ACTIVITY: Scan the records below for the line with "if (pr < a.M)" and the line with "if (e != hipSuccess) return e;". Repeat those two lines and every line between them exactly, and nothing else.

STUDY MATERIAL:
__global__ __launch_bounds__(256) void conv_wrw_narrow_reduce_kernel(const float* __restrict__ partial, int nparts, int Cin, int ks, int nrow,
                                                                     float* __restrict__ dw, int64_t sk, int64_t sn, int64_t sr, int64_t ss,
                                                                     float* __restrict__ db, int Cout)
{
    __shared__ float red[8][32];
    const int el = threadIdx.x & 31, pg = threadIdx.x >> 5;
    const int e = blockIdx.x * 32 + el;
    const float* p = partial + (int64_t)blockIdx.y * nparts * 4096 + e;
    float sum = 0.f;
    int z = pg;
    for (; z + 8 * 15 < nparts; z += 8 * 16) {
        float v[16];
#pragma unroll
        for (int u = 0; u < 16; ++u) v[u] = p[(int64_t)(z + 8 * u) * 4096];
#pragma unroll
        for (int u = 0; u < 16; ++u) sum += v[u];
    }
    for (; z < nparts; z += 8) sum += p[(int64_t)z * 4096];
    red[pg][el] = sum;
    __syncthreads();
    if (pg != 0) return;
#pragma unroll
    for (int g = 1; g < 8; ++g) sum += red[g][el];
    const int q = e >> 10, r = (e >> 6) & 15, ln = e & 63;
    const int row = (r & 3) + 8 * (r >> 2) + 4 * (ln >> 5);
    const int o = blockIdx.y * 128 + 4 * (ln & 31) + q;
    if (o >= Cout) return;
    if (row < nrow) {
        const int tap = row / Cin, c = row - tap * Cin;
        dw[c * sk + o * sn + (tap / ks) * sr + (tap % ks) * ss] = sum;
    } else if (row == nrow && db) db[o] = sum;
}

struct NarrowFwdArgs {
    const float* x; const float* w; const float* bias; float* y;
    int N, H, W, Cin, Cout, ks, nrow, relu;
    int64_t sk, sn, sr, ss;
    unsigned magHW, shHW, magW, shW;
    int64_t M; int ntiles, tiles_per_wave;
    signed char tdy[32], tdx[32], tch[32], tr[32], ts[32];
};

constexpr int kNarrowLd = 32 * 2 + 4;
constexpr int kNarrowNQ = 2;
template <int KS>
__global__ __launch_bounds__(256, 2) void conv_fwd_narrow_kernel(NarrowFwdArgs a)
{
    __shared__ __attribute__((aligned(16))) float nf_tile[4 * 32 * kNarrowLd];
    const int tid = threadIdx.x, lane = tid & 63;
    const int wave = __builtin_amdgcn_readfirstlane(tid >> 6);
    const int i = lane & 31, k = lane >> 5;
    const int grp = blockIdx.y;
    __shared__ float nf_w[32][32 * kNarrowNQ];
    __shared__ int nf_tab[32][2];
#pragma unroll
    for (int j = 0; j < 8; ++j) {
        const int m = wave + 4 * j;
        const int kind = m < a.nrow ? 0 : (m == a.nrow ? 1 : 2);
        const int o = grp * (32 * kNarrowNQ) + lane;
        float v = 0.f;
        if (kind == 0) v = a.w[a.tch[m] * a.sk + o * a.sn + a.tr[m] * a.sr + a.ts[m] * a.ss];
        else if (kind == 1) v = a.bias ? a.bias[o] : 0.f;
        nf_w[m][lane] = v;
        if (lane == 0) {
            const int dy = a.tdy[m], dx = a.tdx[m];
            nf_tab[m][0] = (dy & 0xff) | ((dx & 0xff) << 8) | (kind << 16);
            nf_tab[m][1] = (dy * a.W + dx) * a.Cin + a.tch[m];
        }
    }
    __syncthreads();
    int dyx[KS], off[KS]; float bw[KS][kNarrowNQ];
#pragma unroll
    for (int s = 0; s < KS; ++s) {
        const int m = 2 * s + k;
        dyx[s] = nf_tab[m][0];
        off[s] = nf_tab[m][1];
#pragma unroll
        for (int q = 0; q < kNarrowNQ; ++q) bw[s][q] = nf_w[m][q * 32 + i];
    }
    const unsigned HW = (unsigned)(a.H * a.W);
    const int t0 = (blockIdx.x * 4 + wave) * a.tiles_per_wave;
    int t1 = t0 + a.tiles_per_wave;
    if (t1 > a.ntiles) t1 = a.ntiles;
    auto gather = [&](int t, float (&av)[KS]) __attribute__((always_inline)) {
        const int64_t p = (int64_t)t * 32 + i;
        const unsigned pc = (unsigned)(p < a.M ? p : a.M - 1);
        const unsigned n = __umulhi(pc, a.magHW) >> a.shHW, rem = pc - n * HW;
        const unsigned yy = __umulhi(rem, a.magW) >> a.shW, xx = rem - yy * a.W;
        const int pb = (int)pc * a.Cin;
#pragma unroll
        for (int s = 0; s < KS; ++s) {
            const int dy = (signed char)(dyx[s] & 0xff), dx = (signed char)((dyx[s] >> 8) & 0xff), kind = dyx[s] >> 16;
            const bool inb = kind == 0 && (unsigned)((int)yy + dy) < (unsigned)a.H && (unsigned)((int)xx + dx) < (unsigned)a.W;
            const float xv = a.x[inb ? pb + off[s] : 0];
            av[s] = inb ? xv : (kind == 1 ? 1.f : 0.f);
        }
    };
    float av[KS], an[KS];
    if (t0 < t1) gather(t0, av);
    for (int t = t0; t < t1; ++t) {
        if (t + 1 < t1) gather(t + 1, an);
        f32x16 acc[kNarrowNQ];
#pragma unroll
        for (int q = 0; q < kNarrowNQ; ++q)
#pragma unroll
            for (int r = 0; r < 16; ++r) acc[q][r] = 0.f;
#pragma unroll
        for (int s = 0; s < KS; ++s)
#pragma unroll
            for (int q = 0; q < kNarrowNQ; ++q) acc[q] = __builtin_amdgcn_mfma_f32_32x32x2f32(av[s], bw[s][q], acc[q], 0, 0, 0);
        float* tl = nf_tile + wave * (32 * kNarrowLd);
#pragma unroll
        for (int r = 0; r < 16; ++r) {
            const int row = (r & 3) + 8 * (r >> 2) + 4 * k;
#pragma unroll
            for (int q = 0; q < kNarrowNQ; ++q) {
                float v = acc[q][r];
                if (a.relu) v = fmaxf(v, 0.f);
                tl[row * kNarrowLd + q * 32 + i] = v;
            }
        }
        __builtin_amdgcn_s_waitcnt(0xc07f);
#pragma unroll
        for (int j = 0; j < 8; ++j) {
            const int row = 4 * j + (lane >> 4);
            const int64_t pr = (int64_t)t * 32 + row;
            const f32x4 v = *reinterpret_cast<const f32x4*>(tl + row * kNarrowLd + 4 * (lane & 15));
            if (pr < a.M) *reinterpret_cast<f32x4*>(a.y + pr * a.Cout + grp * (32 * kNarrowNQ) + 4 * (lane & 15)) = v;
        }
#pragma unroll
        for (int s = 0; s < KS; ++s) av[s] = an[s];
    }
}

void magic_u31(unsigned d, unsigned* mag, unsigned* sh)
{
    unsigned s = 0;
    while ((1u << s) < d) ++s;
    const unsigned long long num = 1ull << (31 + s);
    *mag = (unsigned)((num + d - 1) / d);
    *sh = s - 1;
}

int grid_for(int64_t work_items)
{
    int64_t g = (work_items + 255) / 256;
    return (int)(g < 1 ? 1 : (g > 2048 ? 2048 : g));
}

template <int MB, int NB, bool KS = false>
hipError_t launch_conv(const ConvArgs& a, hipStream_t st)
{
    constexpr int LDS = 2 * (2 * MB * 4 * 1024 + 2 * NB * 4 * 1024);
    hipError_t e = wc_set_max_lds(reinterpret_cast<const void*>(conv_f16x3_kernel<MB, NB, KS>), LDS);
    if (e != hipSuccess) return e;
    const int64_t M = (int64_t)a.N * a.H * a.W;
    dim3 grid((unsigned)(M / (64 * MB)), (unsigned)(a.nphase * (a.Cout / (64 * NB))), (unsigned)a.ksplit);
    hipLaunchKernelGGL((conv_f16x3_kernel<MB, NB, KS>), grid, dim3(256), LDS, st, a);
    return hipGetLastError();
}

}

extern "C" {

static int split_measured(const float* x, int64_t n, int relu, float slope, void* hi, void* lo, float* scale, void* amax_scratch,
                          float* colsum_partials, int C, hipStream_t st)
{
    if (!x || !hi || !lo || !scale || !amax_scratch || n <= 0 || (n & 3)) return WC_ERR_ARG;
    if (colsum_partials && (C <= 0 || (C & 3) || 256 % (C >> 2) != 0 || n % C != 0)) return WC_ERR_SHAPE;
    hipLaunchKernelGGL(conv_absmax_kernel, dim3(kAmaxBlocks), dim3(256), 0, st, x, n / 4, n, (float*)amax_scratch,
                       colsum_partials, colsum_partials ? C >> 2 : 0, relu == 2 ? slope : -1.f);
    hipLaunchKernelGGL(conv_split_kernel, dim3(grid_for(n / 4)), dim3(256), 0, st, x, n / 4, (const float*)amax_scratch, relu,
                       (_Float16*)hi, (_Float16*)lo, scale, slope);
    return (int)hipGetLastError();
}

static int split_hist(const float* x, int64_t n, int relu, float slope, void* hi, void* lo, float* scale, float* colsum_partials, int C,
                      float* hist, int bootstrap, hipStream_t st)
{
    if (!x || !hi || !lo || !scale || !hist || n <= 0 || (n & 3)) return WC_ERR_ARG;
    if (colsum_partials && (C <= 0 || (C & 3) || 256 % (C >> 2) != 0 || n % C != 0)) return WC_ERR_SHAPE;
    if (bootstrap & 1) {
        hipLaunchKernelGGL(conv_absmax_kernel, dim3(kAmaxBlocks), dim3(256), 0, st, x, n / 4, n, hist, colsum_partials, colsum_partials ? C >> 2 : 0,
                           relu == 2 ? slope : -1.f);
        hipLaunchKernelGGL(conv_split_kernel, dim3(grid_for(n / 4)), dim3(256), 0, st, x, n / 4, (const float*)hist, relu, (_Float16*)hi,
                           (_Float16*)lo, scale, slope);
        hipLaunchKernelGGL(conv_hist_seed_kernel, dim3(1), dim3(kAmaxBlocks), 0, st, hist);
        return (int)hipGetLastError();
    }
    hipLaunchKernelGGL(conv_split_hist_kernel, dim3(kAmaxBlocks), dim3(256), 0, st, x, n / 4, relu, (_Float16*)hi, (_Float16*)lo, scale,
                       hist, colsum_partials, colsum_partials ? C >> 2 : 0, slope);
    if (!(bootstrap & 2)) {
        const unsigned g2 = grid_for(n / 4) < 64u ? grid_for(n / 4) : 64u;
        hipLaunchKernelGGL(conv_split_redo_kernel, dim3(g2), dim3(256), 0, st, x, n / 4, relu, (_Float16*)hi, (_Float16*)lo, scale, hist, slope);
    }
    return (int)hipGetLastError();
}

int wc_conv_split_f32(const float* x, int64_t n, int relu, void* hi, void* lo, float* scale, void* amax_scratch, wc_stream_t stream)
{
    return wc_conv_split_colsum_f32(x, n, relu, hi, lo, scale, amax_scratch, nullptr, 0, stream);
}

int wc_conv_split_colsum_f32(const float* x, int64_t n, int relu, void* hi, void* lo, float* scale, void* amax_scratch,
                             float* colsum_partials, int C, wc_stream_t stream)
{
    return split_measured(x, n, relu ? 1 : 0, 0.f, hi, lo, scale, amax_scratch, colsum_partials, C, (hipStream_t)stream);
}

int wc_conv_split_hist_f32(const float* x, int64_t n, int relu, void* hi, void* lo, float* scale, float* colsum_partials, int C,
                           float* hist, int bootstrap, wc_stream_t stream)
{
    return split_hist(x, n, relu ? 1 : 0, 0.f, hi, lo, scale, colsum_partials, C, hist, bootstrap, (hipStream_t)stream);
}

int wc_conv_split_leaky_f32(const float* x, int64_t n, float negative_slope, void* hi, void* lo, float* scale, void* amax_scratch,
                            float* colsum_partials, int C, wc_stream_t stream)
{
    if (!(negative_slope >= 0.f && negative_slope <= 1.f)) return WC_ERR_ARG;
    return split_measured(x, n, negative_slope == 0.f ? 1 : 2, negative_slope, hi, lo, scale, amax_scratch, colsum_partials, C, (hipStream_t)stream);
}

int wc_conv_split_hist_leaky_f32(const float* x, int64_t n, float negative_slope, void* hi, void* lo, float* scale, float* colsum_partials, int C,
                                 float* hist, int bootstrap, wc_stream_t stream)
{
    if (!(negative_slope >= 0.f && negative_slope <= 1.f)) return WC_ERR_ARG;
    return split_hist(x, n, negative_slope == 0.f ? 1 : 2, negative_slope, hi, lo, scale, colsum_partials, C, hist, bootstrap, (hipStream_t)stream);
}

int wc_conv_leaky_bwd_f32(float* dx, const float* x, int64_t n, float negative_slope, wc_stream_t stream)
{
    if (!dx || !x || n <= 0 || (n & 3)) return WC_ERR_ARG;
    hipLaunchKernelGGL(conv_leaky_bwd_kernel, dim3(grid_for(n / 4)), dim3(256), 0, (hipStream_t)stream, dx, x, n / 4, negative_slope);
    return (int)hipGetLastError();
}

size_t wc_conv_weights_bytes(const wc_conv_geom* g)
{
    if (!g) return 0;
    return (size_t)g->nphase * g->ntaps * g->Cin * g->Cout * 4;
}

static int fill_weight_args(WeightArgs& a, const float* w, int64_t stride_k, int64_t stride_n, int64_t stride_r, int64_t stride_s,
                            int64_t n_elems, const wc_conv_geom* g, void* image, float* scale, const float* amax, int amax_count)
{
    if (g->ntaps < 1 || g->ntaps > kMaxTaps || g->nphase < 1 || g->nphase > kMaxPhase || (g->Cin & 31) || (g->Cout & 31)) return WC_ERR_ARG;
    a.w = w; a.sk = stride_k; a.sn = stride_n; a.sr = stride_r; a.ss = stride_s;
    a.amax = amax; a.amax_count = amax_count; a.scale_out = scale; a.img = (char*)image;
    a.n4 = n_elems / 4;
    a.K = g->Cin; a.Nn = g->Cout; a.ntaps = g->ntaps; a.nphase = g->nphase;
    int most = 1;
    for (int p = 0; p < kMaxPhase; ++p)
        for (int t = 0; t < kMaxTaps; ++t) {
            a.nsrc[p][t] = g->nsrc[p][t];
            if (p < g->nphase && t < g->ntaps) {
                if (g->nsrc[p][t] < 1 || g->nsrc[p][t] > 4) return WC_ERR_ARG;
                if (g->nsrc[p][t] > most) most = g->nsrc[p][t];
            }
            for (int m = 0; m < 4; ++m) { a.r[p][t][m] = g->wr[p][t][m]; a.s[p][t][m] = g->ws[p][t][m]; }
        }
    a.coef = g->wcoef; a.bound_mul = fabsf(g->wcoef) * most;
    return WC_OK;
}

int wc_conv_weights_f32(const float* w, int64_t stride_k, int64_t stride_n, int64_t stride_r, int64_t stride_s, int64_t n_elems,
                        const wc_conv_geom* g, void* image, float* scale, void* amax_scratch,
                        const float* known_amax, int known_count, wc_stream_t stream)
{
    hipStream_t st = (hipStream_t)stream;
    if (!w || !g || !image || !scale || (!amax_scratch && !known_amax) || n_elems <= 0) return WC_ERR_ARG;
    if (known_amax && (known_count < 1 || known_count > 4096)) return WC_ERR_ARG;
    const bool inline_max = !known_amax && n_elems <= 32768 && (n_elems & 3) == 0 && ((uintptr_t)w & 15) == 0;
    if (!inline_max && !known_amax) hipLaunchKernelGGL(conv_absmax_kernel, dim3(kAmaxBlocks), dim3(256), 0, st, w, n_elems / 4, n_elems, (float*)amax_scratch);
    WeightArgs a;
    const int rc = fill_weight_args(a, w, stride_k, stride_n, stride_r, stride_s, n_elems, g, image, scale,
                                    inline_max ? nullptr : (known_amax ? known_amax : (const float*)amax_scratch), known_amax ? known_count : kAmaxBlocks);
    if (rc != WC_OK) return rc;
    const int64_t groups = (int64_t)g->nphase * g->ntaps * (g->Cin >> 5) * (g->Cout >> 5) * 128;
    hipLaunchKernelGGL(conv_weights_kernel, dim3(grid_for(groups)), dim3(256), 0, st, a);
    return (int)hipGetLastError();
}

REPLY TO THE EXERCISE:
            if (pr < a.M) *reinterpret_cast<f32x4*>(a.y + pr * a.Cout + grp * (32 * kNarrowNQ) + 4 * (lane & 15)) = v;
        }
#pragma unroll
        for (int s = 0; s < KS; ++s) av[s] = an[s];
    }
}

void magic_u31(unsigned d, unsigned* mag, unsigned* sh)
{
    unsigned s = 0;
    while ((1u << s) < d) ++s;
    const unsigned long long num = 1ull << (31 + s);
    *mag = (unsigned)((num + d - 1) / d);
    *sh = s - 1;
}

int grid_for(int64_t work_items)
{
    int64_t g = (work_items + 255) / 256;
    return (int)(g < 1 ? 1 : (g > 2048 ? 2048 : g));
}

template <int MB, int NB, bool KS = false>
hipError_t launch_conv(const ConvArgs& a, hipStream_t st)
{
    constexpr int LDS = 2 * (2 * MB * 4 * 1024 + 2 * NB * 4 * 1024);
    hipError_t e = wc_set_max_lds(reinterpret_cast<const void*>(conv_f16x3_kernel<MB, NB, KS>), LDS);
    if (e != hipSuccess) return e;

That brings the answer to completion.